Yeah - this seems to be prevalent in the middle of Brixton. I've lost count of the number of times I've nearly been hit by vehicles running red lights, both as a pedestrian and a cyclist.


----------



## cuppa tee (Jun 28, 2013)

Looks like the last shop on the old footlocker site has finally  been let
I won't say whos moving in because I don't want to responsible for burst blood vessels
But anyone hoping for something different will be disappointed......


----------



## Badgers (Jun 28, 2013)

cuppa tee said:
			
		

> Looks like the last shop on the old footlocker site has finally  been let
> I won't say whos moving in because I don't want to responsible for burst blood vessels
> But anyone hoping for something different will be disappointed......


----------



## Crispy (Jun 28, 2013)

don't tease!


----------



## editor (Jun 28, 2013)

cuppa tee said:


> Looks like the last shop on the old footlocker site has finally been let
> I won't say whos moving in because I don't want to responsible for burst blood vessels
> But anyone hoping for something a little different will be disappointed......


 
Oh, I know.
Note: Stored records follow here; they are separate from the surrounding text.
@@ -136,10 +137,11 @@
     CamDev p_cam{};
     size_t prefetched = 0, nd_guess = 0;
     std::chrono::steady_clock::time_point t_submit, t_enqueued;
-    PinnedBuf<long long> pinned_counters;
-    PinnedBuf<DetOut> host_det;
-    PinnedBuf<PoseOut> host_pose;
-    PinnedBuf<unsigned int> host_nkeep;
+    PinnedBuf<uint8_t> host_res;
+    const long long *host_counters = nullptr;
+    DetOut *host_det = nullptr;
+    PoseOut *host_pose = nullptr;
+    unsigned int *host_nkeep = nullptr;
 
     int profiling = 0;
     hipEvent_t ev[MAX_STAGES + 1] = {nullptr};
@@ -149,7 +151,7 @@
     int nstages = 0;
     float host_ms[4] = {0, 0, 0, 0};
 
-    size_t host_cap() const { return std::min(host_det.n, host_pose.n); }
+    size_t host_cap() const { return host_res.n > res_hdr ? (host_res.n - res_hdr) / RES_REC_BYTES : 0; }
     ~asl_detector()
     {
         for (hipStream_t s : {aux_stream, copy_stream, host_stream})
@@ -236,6 +238,7 @@
     hipLaunchKernelGGL(k_weight_table, dim3((WEIGHT_TABLE_N + 255) / 256), dim3(256), 0, 0, d->wtab.p);
     if (hipDeviceSynchronize() != hipSuccess) return fail(ASL_EDEVICE, "weight table kernel failed");
     (void)hipFuncSetAttribute(reinterpret_cast<const void *>(&k_fit_quads<256, CLASS3_CAP / 256>), hipFuncAttributeMaxDynamicSharedMemorySize, QUAD_LDS_BYTES(CLASS3_CAP));
+    (void)hipFuncSetAttribute(reinterpret_cast<const void *>(&k_fit_quads_large), hipFuncAttributeMaxDynamicSharedMemorySize, QUAD_LDS_BYTES(CLASS3_CAP));
     *out = d.release();
     return ASL_OK;
 }
@@ -319,7 +322,7 @@
     d->profiling = enabled ? 1 : 0;
     if (enabled)
         for (int i = 0; i <= MAX_STAGES; i++)
-            if (!d->ev[i]) HIPCHK(hipEventCreate(&d->ev[i]));
+            if (!d->ev[i]) HIPCHK(hipEventCreateWithFlags(&d->ev[i], hipEventDisableSystemFence));
     return ASL_OK;
 }
 
@@ -411,12 +414,11 @@
     bad |= d->scratch.ensure((size_t)d->max_points * 8);
     bad |= d->dets.ensure(d->max_dets);
     bad |= d->frame_ndets.ensure(B);
-    bad |= d->frame_nkeep.ensure(B);
-    bad |= d->frame_off.ensure(B);
     bad |= d->frame_idx.ensure(B * (size_t)d->dets_per_frame);
-    bad |= d->out_det.ensure(d->max_dets);
-    bad |= d->out_pose.ensure(d->max_dets);
-    bad |= d->counters.ensure(CNT__N);
+    d->res_hdr = res_hdr_bytes(B);
+    bad |= d->result.ensure(d->res_hdr + (size_t)d->max_dets * RES_REC_BYTES);
+    d->counters.p = (long long *)d->result.p;
+    d->frame_nkeep.p = (unsigned int *)(d->result.p + sizeof(long long) * CNT__N);
     if (bad) return fail(ASL_ENOMEM, "device workspace allocation failed (%zu frames of %dx%d)", B, g.sw, g.sh);
     return ASL_OK;
 }
@@ -452,6 +454,15 @@
     case 3: return launch_fit<256, CLASS3_CAP>(d, g, 3, q2grid, st);
     default: return launch_fit<256, 0>(d, g, 4, q2grid, st);
     }
+}
+
+static void launch_fit_large(asl_detector *d, const Geom &g, hipStream_t st)
+{
+    const unsigned int q2grid = std::min<unsigned int>(d->max_clusters, 2048u);
+    hipLaunchKernelGGL(k_fit_quads_large, dim3(2 * q2grid), dim3(256), QUAD_LDS_BYTES(CLASS3_CAP), st, d->clusters.p,
+                       d->class_lists.p + (size_t)3 * d->max_clusters, d->class_lists.p + (size_t)4 * d->max_clusters, d->counters.p, d->max_clusters,
+                       d->points.p, d->qgray, g, tag_width(d, g), d->fam.reversed_border ? 1 : 0, d->fam.reversed_border ? 0 : 1, d->scratch.p, d->quads.p,
+                       d->wtab.p, d->side_mom.p);
 }
 
 static void launch_quad_finish(asl_detector *d, const Geom &g, hipStream_t st)
@@ -537,7 +548,8 @@
     for (int cls = 0; cls < NCLASSES; cls++) {
         static const char *const kFitStage[NCLASSES] = {"k_fit_quads<0>", "k_fit_quads<1>", "k_fit_quads<2>", "k_fit_quads<3>", "k_fit_quads<4>"};
         STAGE(kFitStage[cls]);
-        launch_fit_class(d, g, cls, B, st);
+        if (cls < 3) launch_fit_class(d, g, cls, B, st);
+        else if (cls == 3) launch_fit_large(d, g, st);
     }
 
     STAGE("k_quad_finish");
@@ -572,9 +584,8 @@
                            d->frame_idx.p, cap_f, d->counters.p);
         hipLaunchKernelGGL(k_det_dedup, dim3(B), dim3(256), 0, st, d->dets.p, d->counters.p, d->frame_ndets.p, d->frame_idx.p, cap_f,
                            d->frame_nkeep.p, d->counters.p);
-        hipLaunchKernelGGL(k_det_offsets, dim3(1), dim3(1024), 0, st, d->frame_nkeep.p, B, d->frame_off.p, d->counters.p);
         hipLaunchKernelGGL(k_det_gather, dim3((cap_f + 255) / 256, B), dim3(256), 0, st, d->dets.p, d->frame_idx.p, cap_f, d->frame_nkeep.p,
-                           d->frame_off.p, d->out_det.p, d->out_pose.p, d->max_dets, cam ? 1 : 0);
+                           B, d->counters.p, ResLayout{d->result.p + d->res_hdr, (unsigned int)d->prefetched, d->max_dets}, cam ? 1 : 0);
     }
     range_pop();
     if (d->profiling && d->nev <= MAX_STAGES) HIPCHK(hipEventRecord(d->ev[d->nev], st));
@@ -597,15 +608,21 @@
 using clk = std::chrono::steady_clock;
 static float msf(clk::time_point a, clk::time_point b) { return std::chrono::duration<float, std::milli>(b - a).count(); }
 
-static int ensure_host_out(asl_detector *d, size_t want, size_t nframes)
-{
-    HIPCHK(d->host_nkeep.ensure(nframes, hipHostMallocDefault));
-    if (want <= d->host_cap()) return ASL_OK;
-    d->host_det.release(); d->host_pose.release();
+static int ensure_host_out(asl_detector *d, size_t want)
+{
+    if (d->host_res.p && want <= d->host_cap()) return ASL_OK;
+    d->host_res.release();
     want = std::max<size_t>(want * 2, 4096);
-    HIPCHK(d->host_det.ensure(want, hipHostMallocNonCoherent));
-    HIPCHK(d->host_pose.ensure(want, hipHostMallocNonCoherent));
-    return ASL_OK;
+    HIPCHK(d->host_res.ensure(d->res_hdr + want * RES_REC_BYTES, hipHostMallocNonCoherent));
+    return ASL_OK;
+}
+
+static void set_host_layout(asl_detector *d, size_t front)
+{
+    d->host_counters = (const long long *)d->host_res.p;
+    d->host_nkeep = (unsigned int *)(d->host_res.p + sizeof(long long) * CNT__N);
+    d->host_det = (DetOut *)(d->host_res.p + d->res_hdr);
+    d->host_pose = (PoseOut *)(d->host_res.p + d->res_hdr + front * sizeof(DetOut));
 }
 
 static int submit_batch(asl_detector *d, const uint8_t *d_frames, const Geom &g, hipStream_t st, const CamDev *cam)
@@ -614,20 +631,14 @@
     int rc = ensure_workspace(d, g);
     if (rc) return rc;
     d->t_submit = clk::now();
+    d->prefetched = std::min<size_t>(d->nd_guess, d->max_dets);
+    rc = ensure_host_out(d, d->prefetched);
+    if (rc) return rc;
+    set_host_layout(d, d->prefetched);
     rc = enqueue_detect(d, d_frames, g, st, cam);
     if (rc) return rc;
-    HIPCHK(d->pinned_counters.ensure(CNT__N, hipHostMallocDefault));
-    HIPCHK(hipMemcpyAsync(d->pinned_counters.p, d->counters.p, sizeof(long long) * CNT__N, hipMemcpyDeviceToHost, st));
-    d->prefetched = 0;
-    rc = ensure_host_out(d, std::min<size_t>(d->nd_guess, d->max_dets), (size_t)g.nframes);
-    if (rc) return rc;
-    HIPCHK(hipMemcpyAsync(d->host_nkeep.p, d->frame_nkeep.p, sizeof(unsigned int) * (size_t)g.nframes, hipMemcpyDeviceToHost, st));
-    if (d->nd_guess > 0) {
-        size_t guess = std::min<size_t>(d->nd_guess, d->max_dets);
-        HIPCHK(hipMemcpyAsync(d->host_det.p, d->out_det.p, guess * sizeof(DetOut), hipMemcpyDeviceToHost, st));
-        if (cam) HIPCHK(hipMemcpyAsync(d->host_pose.p, d->out_pose.p, guess * sizeof(PoseOut), hipMemcpyDeviceToHost, st));
-        d->prefetched = guess;
-    }
+    HIPCHK(hipMemcpyAsync(d->host_res.p, d->result.p, d->res_hdr + d->prefetched * (sizeof(DetOut) + (cam ? sizeof(PoseOut) : 0)),
+                          hipMemcpyDeviceToHost, st));
     d->pending = true;
     d->p_frames = d_frames; d->p_geom = g; d->p_stream = st; d->p_has_cam = cam != nullptr;
     if (cam) d->p_cam = *cam;
@@ -651,7 +662,7 @@
         }
         HIPCHK(hipStreamSynchronize(st));
         t2 = clk::now();
-        memcpy(d->last_counters, d->pinned_counters.p, sizeof(long long) * CNT__N);
+        memcpy(d->last_counters, d->host_counters, sizeof(long long) * CNT__N);
         d->last = g;
         long long *c = d->last_counters;
         if (c[CNT_UF_GUARD]) {
@@ -683,21 +694,30 @@
     size_t nd = (size_t)d->last_counters[CNT_NKEEP];
     if (nd > d->max_dets) nd = d->max_dets;
     if (nd > d->prefetched) {
-        size_t have = d->prefetched;
-        if (nd > d->host_cap()) have = 0;
-        int rc = ensure_host_out(d, nd, (size_t)g.nframes);
+        const ResLayout dev{d->result.p + d->res_hdr, (unsigned int)d->prefetched, d->max_dets};
+        const size_t front = d->prefetched;
+        const bool grow = nd > d->host_cap();
+        int rc = ensure_host_out(d, nd);
         if (rc) return rc;
-        HIPCHK(hipMemcpy(d->host_det.p + have, d->out_det.p + have, (nd - have) * sizeof(DetOut), hipMemcpyDeviceToHost));
-        if (cam) HIPCHK(hipMemcpy(d->host_pose.p + have, d->out_pose.p + have, (nd - have) * sizeof(PoseOut), hipMemcpyDeviceToHost));
+        set_host_layout(d, nd);
+        if (grow) {
+            HIPCHK(hipMemcpy(d->host_res.p, d->result.p, d->res_hdr, hipMemcpyDeviceToHost));
+            if (front) HIPCHK(hipMemcpy(d->host_det, dev.det(0), front * sizeof(DetOut), hipMemcpyDeviceToHost));
+        }
+        HIPCHK(hipMemcpy(d->host_det + front, dev.det(front), (nd - front) * sizeof(DetOut), hipMemcpyDeviceToHost));
+        if (cam) {
+            if (front) HIPCHK(hipMemcpy(d->host_pose, dev.pose(0), front * sizeof(PoseOut), hipMemcpyDeviceToHost));
+            HIPCHK(hipMemcpy(d->host_pose + front, dev.pose(front), (nd - front) * sizeof(PoseOut), hipMemcpyDeviceToHost));
+        }
     }
     d->nd_guess = nd + nd / 4 + 256;
     clk::time_point t3 = clk::now();
     static_assert(sizeof(DetOut) == sizeof(asl_detection) && sizeof(PoseOut) == sizeof(asl_pose), "device results are copied verbatim");
     int total = (int)nd;
     int nw = std::min(total, max_out);
-    if (out && nw > 0) memcpy(out, d->host_det.p, (size_t)nw * sizeof(asl_detection));
-    if (poses && cam && nw > 0) memcpy(poses, d->host_pose.p, (size_t)nw * sizeof(asl_pose));
-    if (n_per_frame) for (int f = 0; f < g.nframes; f++) n_per_frame[f] = (int)d->host_nkeep.p[f];
+    if (out && nw > 0) memcpy(out, d->host_det, (size_t)nw * sizeof(asl_detection));
+    if (poses && cam && nw > 0) memcpy(poses, d->host_pose, (size_t)nw * sizeof(asl_pose));
+    if (n_per_frame) for (int f = 0; f < g.nframes; f++) n_per_frame[f] = (int)d->host_nkeep[f];
     if (n_out) *n_out = total;
     d->host_ms[0] = msf(t0, t1); d->host_ms[1] = msf(t1, t2); d->host_ms[2] = msf(t2, t3); d->host_ms[3] = msf(t3, clk::now());
     return ASL_OK;
@@ -747,9 +767,9 @@
     const bool with_poses = d->p_has_cam;
     int rc = collect_batch(d, nullptr, nullptr, 0, nullptr, n_out);
     if (rc) return rc;
-    *out = reinterpret_cast<const asl_detection *>(d->host_det.p);
-    if (poses) *poses = with_poses ? reinterpret_cast<const asl_pose *>(d->host_pose.p) : nullptr;
-    *n_per_frame = d->host_nkeep.p;
+    *out = reinterpret_cast<const asl_detection *>(d->host_det);
+    if (poses) *poses = with_poses ? reinterpret_cast<const asl_pose *>(d->host_pose) : nullptr;
+    *n_per_frame = d->host_nkeep;
     return ASL_OK;
 }
 
diff --git a/aprilslam_amd/csrc/k_dedup.inc b/aprilslam_amd/csrc/k_dedup.inc
--- a/aprilslam_amd/csrc/k_dedup.inc
+++ b/aprilslam_amd/csrc/k_dedup.inc
@@ -12,6 +12,27 @@
     double rvec[3], tvec[3], T[16];
     int32_t ok, reserved;
 };
+
+#define RES_REC_BYTES (sizeof(DetOut) + sizeof(PoseOut))
+static inline size_t res_hdr_bytes(size_t nframes) { return (sizeof(long long) * CNT__N + sizeof(unsigned int) * nframes + 255) & ~(size_t)255; }
+template <typename T>
+struct ResView {
+    T *p = nullptr;
+};
+struct ResLayout {
+    uint8_t *body;
+    unsigned int front, max_out;
+    __host__ __device__ DetOut *det(size_t at) const
+    {
+        return at < front ? (DetOut *)body + at : (DetOut *)(body + front * RES_REC_BYTES) + (at - front);
+    }
+    __host__ __device__ PoseOut *pose(size_t at) const
+    {
+        return at < front ? (PoseOut *)(body + front * sizeof(DetOut)) + at
+                          : (PoseOut *)(body + front * RES_REC_BYTES + (size_t)(max_out - front) * sizeof(DetOut)) + (at - front);
+    }
+};
+static_assert(sizeof(DetOut) % 8 == 0 && sizeof(PoseOut) % 8 == 0, "every piece of the result block stays 8-byte aligned");
 
 __device__ __forceinline__ bool dd_seg_intersect(const double *a, const double *b, const double *c, const double *d)
 {
@@ -167,54 +188,43 @@
     if (tid == 0) frame_nkeep[fr] = s_base;
 }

It's Virgin*. Virgin Mobile presumably.

*at least that's the name that's been on the boxes I've seen going in.


----------



## Badgers (Jun 28, 2013)

editor said:
			
		

> Oh, I know. It's Virgin. Virgin Mobile presumably.



Full house?


----------



## editor (Jun 28, 2013)

Badgers said:


> Full house?


 
180!


----------



## cuppa tee (Jun 28, 2013)

Yes it's virgin media ........ promotional shite is going up in the windows

Some oldbollocks about a nice surprise, irony of the unintentional variety


----------



## Badgers (Jun 28, 2013)

Hardly a shock is it? Those units must be expensive. Also with every one of their competitors in town they had to come sooner or later.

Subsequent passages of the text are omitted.